In 2017, Director Kenny Leon launched the first regional production in Atlanta. The script was revisited with a new cast. The production premiered on September 15, 2017.

== Cast ==

=== Principal roles and original Broadway cast ===
Sources: PlaybillVault; TheaterMania

- John – Saul Williams
- Vertus – Christopher Jackson
- Corinne – Saycon Sengbloh
- Darius – Joshua Boone
- Anthony – Dyllon Burnside
- Street Preacher – John Earl Jelks
- Mrs. Weston – Tonya Pinkins
- Griffy – Ben Thompson
- Nunn – Jahi Kearse

=== Principal roles and regional premier cast ===
Sources: Kenny Leon's True Colors Theatre Company
- John – Saul Williams
- Corinne – D. Woods
- Darius – Joshua Boone
- Anthony – Dyllon Burnside
- Vertus – Garrett Turner
- Street Preacher – Eddie Bradley, Jr
- Mrs. Weston – Theresa Hightower
- Griffy – Rob Lawhon
- Nunn – Jahi Kearse

== Songs ==
Source: Internet Broadway Database

- Act 1
- "My Block" – John, Company
- "Dopefiend's Diner" – Vertus, My Block Chorus
- "Life Goes On" – Anthony, Darius, Nunn, Lemar, Reggie, My Block Chorus
- "I Get Around/Keep Ya Head Up" – Darius, Reggie, Lemar, Corinne, Kamilah, My Block Chorus
- "I Ain't Mad at Cha" – Vertus, John, My Block Women
- "Please Wake Me When I'm Free/The Rose That Grew From Concrete" – Corinne, Kamilah
- "Me Against The World" – John, Corinne
- "Whatz Next" – Vertus, Darius, Anthony, Corinne, My Block Chorus
- "Dear Mama" – Vertus, My Block Chorus
- "Holler If Ya Hear Me" – John, Anthony, Darius, My Block Chorus

- Act 2
- "My Block (Reprise)" – Anthony, Darius
- "Changes" – John, Griffy, Vertus, Anthony, My Block Chorus
- "Resist The Temptation/Dear Mama (Reprise)" – Vertus, Mrs. Weston
- "Hail Mary" – John, Darius, Anthony, Young Souljas
- "Unconditional Love" – John, Corinne
- "I Ain't Mad at Cha (Reprise)" – John, Street Preacher
- "If I Die 2Nite" – Anthony, Darius, Reggie, Lemar, Young Souljas
- "Only God Can Judge Me" – Anthony
- "Thugz Mansion" – John, Vertus, Griffy
- "California Love" – Reggie, Lemar, Young Souljas, My Block Women
- "Ghetto Gospel" – Company

== Critical response ==
The show had mixed reviews.

Marilyn Stasio, in her review in Variety, wrote: "The true believers won't care about such pedestrian matters as the predictable book and clumsy characterizations...The music...is terrific.... But the performers are so overly miked that the lyrics are almost unintelligible....The other major drawback is that the story told in Todd Kreidler's book isn't the story we want to hear. It's not the life of Tupac Shakur.... it's the generic tale of a thug named John...who comes out of prison determined to go straight, only to be drawn back into the violent gang culture of the neighborhood by friends who demand his undying loyalty to the clan philosophy of life-as-war."

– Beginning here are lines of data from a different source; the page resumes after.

# tukaani-project/xz

Hardware: AMD Instinct MI355X
Metric: compress MB/s + ratio vs xz -T0 -6, 4 GiB input, 1/2/4/8 MI355X (higher is better)
Workload: dtype u8

## Files before the change

### xz_amd/csrc/lzma_find.hip

```cpp
#include <hip/hip_runtime.h>
#include <stdint.h>
#include "kernels_api.h"
#include "kernels_internal.h"
#include "wave.h"
#include "match_common.h"

namespace {

constexpr uint32_t FIND_RUN = 256;

__device__ __forceinline__ uint32_t match16(const uint4& a, const uint4& b)
{
    const uint32_t d0 = a.x ^ b.x, d1 = a.y ^ b.y, d2 = a.z ^ b.z, d3 = a.w ^ b.w;
    const uint32_t off = d0 ? 0u : d1 ? 4u : d2 ? 8u : 12u;
    const uint32_t d = d0 ? d0 : d1 ? d1 : d2 ? d2 : d3;
    return d ? off + ((uint32_t)__builtin_ctz(d) >> 3) : 16u;
}

__device__ __forceinline__ uint32_t lane_cmplen16_from(const uint8_t* __restrict__ in, uint32_t q, uint32_t x, uint32_t len,
        uint32_t lim)
{
    while (len + 16 <= lim) {
        uint4 a, b;
        __builtin_memcpy(&a, in + q + len, 16);
        __builtin_memcpy(&b, in + x + len, 16);
        const uint32_t m = match16(a, b);
        len += m;
        if (m < 16) return len;
    }
    while (len < lim && in[q + len] == in[x + len]) ++len;
    return len;
}

__device__ __forceinline__ uint32_t prefix_max_half(uint32_t v)
{
    v = max(v, (uint32_t)__builtin_amdgcn_update_dpp(0, (int)v, 0x111, 0xF, 0xF, false));
    v = max(v, (uint32_t)__builtin_amdgcn_update_dpp(0, (int)v, 0x112, 0xF, 0xF, false));
    v = max(v, (uint32_t)__builtin_amdgcn_update_dpp(0, (int)v, 0x114, 0xF, 0xF, false));
    v = max(v, (uint32_t)__builtin_amdgcn_update_dpp(0, (int)v, 0x118, 0xF, 0xF, false));
    v = max(v, (uint32_t)__builtin_amdgcn_update_dpp(0, (int)v, 0x142, 0xA, 0xF, false));
    return v;
}

struct SnArgs {
    const uint8_t* __restrict__ in;
    const uint32_t* __restrict__ sa;
    const uint32_t* __restrict__ sa_rank;
    const uint32_t* __restrict__ prev2;
    const uint32_t* __restrict__ prev4;
    const uint32_t* __restrict__ prev8;
    const uint32_t* __restrict__ prev16;
    const uint32_t* __restrict__ prev24;
    const uint32_t* __restrict__ prev32;
    uint32_t mode;
};
constexpr uint32_t SEED_RUNS = XZAMD_SEED_LEN / 256 + 1;
constexpr uint32_t SN_WMAX = 5;

constexpr uint32_t SN_NONE = 0xFFFFFFFFu;
constexpr uint32_t ROW_RUN = FIND_RUN / 4;

template <int N>
__device__ __forceinline__ uint32_t row_ror(uint32_t v)
{
    return (uint32_t)__builtin_amdgcn_update_dpp(0, (int)v, 0x120 + N, 0xF, 0xF, false);
}
template <int N>
__device__ __forceinline__ uint32_t row_shr(uint32_t v)
{
    return (uint32_t)__builtin_amdgcn_update_dpp(0, (int)v, 0x110 + N, 0xF, 0xF, false);
}

template <int N>
__device__ __forceinline__ void pareto_step(uint32_t dist, uint32_t Lok, uint32_t t, bool& dom, uint32_t& rank)
{
    const uint32_t dj = row_ror<N>(dist), Lj = row_ror<N>(Lok), tj = row_ror<N>(t);
    const bool before = Lj != 0 && (dj < dist || (dj == dist && tj < t));
    dom = dom || (before && (Lj >= Lok || dj == dist));
    rank += before ? 1u : 0u;
}
template <int N>
__device__ __forceinline__ void count_step(uint32_t key, uint32_t t, uint32_t& idx)
{
    const uint32_t kj = row_ror<N>(key), tj = row_ror<N>(t);
    idx += (kj < key || (kj == key && tj < t)) ? 1u : 0u;
}

__global__ __launch_bounds__(64) void k_find_sn(xzamd_span_args a, SnArgs sn, uint16_t* __restrict__ mlen,
        uint32_t* __restrict__ mdist)
{
    const uint32_t lane = threadIdx.x;
    const uint32_t t = lane & 15, row = lane >> 4;
    uint32_t run = blockIdx.x;
    if (sn.mode == 1) {
        const uint32_t b = blockIdx.x / SEED_RUNS, j = blockIdx.x - b * SEED_RUNS;
        const uint32_t bs = b * a.block_size;
        run = bs / FIND_RUN + j;
        if ((uint64_t)run * FIND_RUN >= (uint64_t)bs + XZAMD_SEED_LEN || (uint64_t)run * FIND_RUN >= a.n) return;
    } else if (sn.mode == 2) {
        const uint32_t x0 = run * FIND_RUN;
        const uint32_t b = x0 / a.block_size, bs = b * a.block_size;
        const uint64_t be = (uint64_t)bs + a.block_size;
        if (x0 < bs + XZAMD_SEED_LEN || ((uint64_t)x0 + FIND_RUN > be && be < a.n)) return;
    }
    const uint32_t xr0 = run * FIND_RUN + row * ROW_RUN;
    const uint8_t* __restrict__ in = sn.in;
    const uint32_t W = a.sa_window;
    const uint32_t cyclic = a.dict_size + 1;
    const uint32_t nice = a.nice_len;
    const uint32_t n = a.n;
    const bool left = t < 5, right = t >= 5 && t < 10;
    const uint32_t k = left ? t : t - 5;
    const bool win_lane = (left || right) && k < W;
    const bool hash_lane = t >= 10;
    const uint32_t* __restrict__ hp = t == 10 ? sn.prev2 : t == 11 ? sn.prev24 : t == 12 ? sn.prev4 : t == 13 ? sn.prev8
            : t == 14 ? sn.prev16 : sn.prev32;
    const uint32_t hstride = 1u;
    const uint32_t minlen = t == 10 ? 2u : 4u;
    const bool sh1 = t != 0 && t != 5, sh2 = (left && t >= 2) || (right && t >= 7), sh4 = (left && t >= 4) || (right && t >= 9);

    uint32_t g_bs, g_be;
    {
        const uint32_t p = xr0 < n ? xr0 : 0u;
        const uint32_t blk = p / a.block_size;
        g_bs = blk * a.block_size;
        g_be = min(n, g_bs + a.block_size);
    }
    auto geo_next = [&](uint32_t& bs, uint32_t& be, uint32_t p) {
        const bool nb = p >= be;
        bs = nb ? be : bs;
        be = nb ? min(n, be + a.block_size) : be;
    };
    auto clampp = [&](uint32_t p) -> uint32_t { return p < n ? p : n - 1; };
    auto window = [&](uint32_t r, uint32_t bs, uint32_t be, bool live) -> uint32_t {
        const int32_t slot = right ? (int32_t)(r + 1 + k) : (int32_t)r - 1 - (int32_t)k;
        const bool inb = live && win_lane && slot >= (int32_t)bs && slot < (int32_t)be;
        return inb ? sn.sa[slot] : SN_NONE;
    };
    auto candidate = [&](uint32_t p, uint32_t wq, uint32_t hw, uint32_t& q, bool& valid) {
        const bool elig = wq != SN_NONE && wq < p && p - wq < cyclic;
        const uint32_t v = elig ? wq + 1 : 0u;
        uint32_t pm = v;
        { const uint32_t o = row_shr<1>(pm); pm = max(pm, sh1 ? o : 0u); }
        { const uint32_t o = row_shr<2>(pm); pm = max(pm, sh2 ? o : 0u); }
        { const uint32_t o = row_shr<4>(pm); pm = max(pm, sh4 ? o : 0u); }
        const uint32_t o1 = row_shr<1>(pm);
        const uint32_t ex = sh1 ? o1 : 0u;
        valid = elig && v > ex;
        q = elig ? wq : 0u;
        bool dup = false;
        { const uint32_t o = row_shr<1>(hw); dup = dup || (t >= 11 && o == hw); }
        { const uint32_t o = row_shr<2>(hw); dup = dup || (t >= 12 && o == hw); }
        { const uint32_t o = row_shr<3>(hw); dup = dup || (t >= 13 && o == hw); }
        { const uint32_t o = row_shr<4>(hw); dup = dup || (t >= 14 && o == hw); }
        { const uint32_t o = row_shr<5>(hw); dup = dup || (t >= 15 && o == hw); }
        if (hash_lane) {
            valid = hw != 0 && hw < cyclic && hw <= p && !dup;
            q = valid ? p - hw : 0u;
        }
    };
    auto load16 = [&](uint32_t off) -> uint4 {
        uint4 v;
        __builtin_memcpy(&v, in + off, 16);
        return v;
    };

    const uint32_t xend = min(n, xr0 + ROW_RUN);
    uint32_t g1_bs = g_bs, g1_be = g_be;
    geo_next(g1_bs, g1_be, xr0 + 1);
    uint32_t g2_bs = g1_bs, g2_be = g1_be;
    geo_next(g2_bs, g2_be, xr0 + 2);
    uint32_t rk1 = sn.sa_rank[clampp(xr0 + 1)];
    uint32_t rk2 = sn.sa_rank[clampp(xr0 + 2)];
    uint32_t hw1 = hash_lane ? hp[hstride * clampp(xr0 + 1)] : 0u;
    uint32_t w1 = window(rk1, g1_bs, g1_be, xr0 + 1 < xend);
    uint32_t q0; bool v0;
    {
        const uint32_t rk0 = sn.sa_rank[clampp(xr0)];
        const uint32_t hw0 = hash_lane ? hp[hstride * clampp(xr0)] : 0u;
        candidate(xr0, window(rk0, g_bs, g_be, xr0 < xend), hw0, q0, v0);
        if (!(xr0 < xend)) v0 = false;
    }
    bool pf0 = xr0 + 16 <= n;
    uint4 A0 = make_uint4(0, 0, 0, 0), B0 = A0;
    if (pf0) { A0 = load16(q0); B0 = load16(xr0); }

    uint32_t macc = 0;
    uint32_t i = 0;
    for (; i < ROW_RUN; ++i) {
        const uint32_t x = xr0 + i;
        if (__builtin_amdgcn_readfirstlane((int)(blockIdx.x * FIND_RUN + i)) >= (int)n) break;
        const uint32_t w2 = window(rk2, g2_bs, g2_be, x + 2 < xend);
        const uint32_t rk3 = sn.sa_rank[clampp(x + 3)];
        const uint32_t hw2 = hash_lane ? hp[hstride * clampp(x + 2)] : 0u;
        uint32_t q1; bool v1;
        candidate(x + 1, w1, hw1, q1, v1);
        if (!(x + 1 < xend)) { v1 = false; q1 = 0; }
        const bool pf1 = x + 1 + 16 <= n;
        uint4 A1 = A0, B1 = B0;
        if (pf1) { A1 = load16(q1); B1 = load16(x + 1); }
        uint32_t mval = 0;
        if (x < xend) {
            const uint32_t q = q0;
            const bool valid = v0;
            const uint32_t avail = g_be - x;
            const uint32_t buf_avail = avail < MATCH_LEN_MAX ? avail : MATCH_LEN_MAX;
            const uint32_t len_limit = nice <= avail ? nice : avail;
            const bool mf_ok = nice <= avail || avail >= 4;
            const uint64_t rec_base = (uint64_t)x * LIST_W;
            const uint32_t lim = (valid && mf_ok) ? len_limit : 0u;
            uint32_t L;
            if (pf0) {
                const uint32_t m = match16(A0, B0);
                L = m < lim ? m : lim;
                if (m == 16 && lim > 16) L = lane_cmplen16_from(in, q, x, 16, lim);
            } else {
                L = lane_cmplen16_from(in, q, x, 0, lim);
            }
            const bool ok = lim != 0 && L >= minlen;
            const uint32_t dist = x - q;
            const uint32_t Lok = ok ? L : 0u;
            bool dom = false;
            uint32_t rank = 0;
            pareto_step<1>(dist, Lok, t, dom, rank); pareto_step<2>(dist, Lok, t, dom, rank); pareto_step<3>(dist, Lok, t, dom, rank);
            pareto_step<4>(dist, Lok, t, dom, rank); pareto_step<5>(dist, Lok, t, dom, rank); pareto_step<6>(dist, Lok, t, dom, rank);
            pareto_step<7>(dist, Lok, t, dom, rank); pareto_step<8>(dist, Lok, t, dom, rank); pareto_step<9>(dist, Lok, t, dom, rank);
            pareto_step<10>(dist, Lok, t, dom, rank); pareto_step<11>(dist, Lok, t, dom, rank); pareto_step<12>(dist, Lok, t, dom, rank);
            pareto_step<13>(dist, Lok, t, dom, rank); pareto_step<14>(dist, Lok, t, dom, rank); pareto_step<15>(dist, Lok, t, dom, rank);
            const bool keep = ok && !dom;
            const uint32_t key = keep ? rank : 0xFFu;
            uint32_t kidx = 0;
            count_step<1>(key, t, kidx); count_step<2>(key, t, kidx); count_step<3>(key, t, kidx); count_step<4>(key, t, kidx);
            count_step<5>(key, t, kidx); count_step<6>(key, t, kidx); count_step<7>(key, t, kidx); count_step<8>(key, t, kidx);
            count_step<9>(key, t, kidx); count_step<10>(key, t, kidx); count_step<11>(key, t, kidx); count_step<12>(key, t, kidx);
            count_step<13>(key, t, kidx); count_step<14>(key, t, kidx); count_step<15>(key, t, kidx);
            const uint64_t kmask = __ballot(keep);
            const uint32_t cnt = (uint32_t)__builtin_popcount((uint32_t)(kmask >> (lane & 48)) & 0xFFFFu);
            const bool top = keep && kidx + 1 == cnt, second = keep && kidx + 2 == cnt;
            uint32_t len_out = L;
            if (top && L == nice) len_out = lane_cmplen16_from(in, q, x, L, buf_avail);
            uint32_t l2 = 0;
            if ((top || second) && len_out + 1 < avail) {
                const uint32_t lim2 = min(avail, len_out + 1 + LEN2_MAX);
                l2 = lane_cmplen16_from(in, q, x, len_out + 1, lim2) - (len_out + 1);
            }
            const uint32_t drop = cnt > LIST_K ? cnt - LIST_K : 0;
            if (keep && kidx >= drop) {
                const uint64_t o = rec_base + (kidx - drop);
                if (a.list_packed) {
                    mdist[o] = (len_out << 23) | (dist - 1);
                } else {
                    mlen[o] = (uint16_t)len_out;
                    mdist[o] = dist - 1;
                }
            }
            uint8_t* tr = reinterpret_cast<uint8_t*>(mdist + rec_base + LIST_K);
            if (cnt == 0) {
                if (t == 0) mdist[rec_base + LIST_K] = 0;
            } else {
                if (top) {
                    *reinterpret_cast<uint16_t*>(tr) = (uint16_t)((cnt - drop) | (l2 << 8));
                    tr[3] = 0;
                    if (cnt == 1) tr[2] = 0;
                    mval = len_out | ((dist > 1 ? 32u - (uint32_t)__builtin_clz(dist - 1) : 0u) << 9);
                }
                if (second) tr[2] = (uint8_t)l2;
            }
        }
        {
            uint32_t rv = mval;
            rv |= row_ror<1>(rv); rv |= row_ror<2>(rv); rv |= row_ror<4>(rv); rv |= row_ror<8>(rv);
            macc = t == (i & 15u) ? rv : macc;
            if ((i & 15u) == 15u) {
                const uint32_t px = xr0 + (i & ~15u) + t;
                if (px < xend) a.mtop[px] = (uint16_t)macc;
            }
        }
        q0 = q1; v0 = v1; pf0 = pf1; A0 = A1; B0 = B1;
        w1 = w2; hw1 = hw2;
        rk2 = rk3;
        g_bs = g1_bs; g_be = g1_be;
        g1_bs = g2_bs; g1_be = g2_be;
        geo_next(g2_bs, g2_be, x + 3);
    }
    if (i & 15u) {
        const uint32_t px = xr0 + (i & ~15u) + t;
        if (t < (i & 15u) && px < xend) a.mtop[px] = (uint16_t)macc;
    }
}
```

David Rooney, writing in Billboard, noted: "Critical response to the show was lukewarm. While many reviewers appreciated the attempt to stretch the jukebox musical format in new directions, going beyond the safe parameters of Baby Boomer hits, most found the story of racism, poverty, crime, violence, community and redemption mired in plot cliches and stock characters....It was apparent from the outset that not only was the show's marketing not working, but also that producers had made a mistake in bypassing the developmental opportunities of an out-of-town tryout and the fine-tuning window of a longer preview period."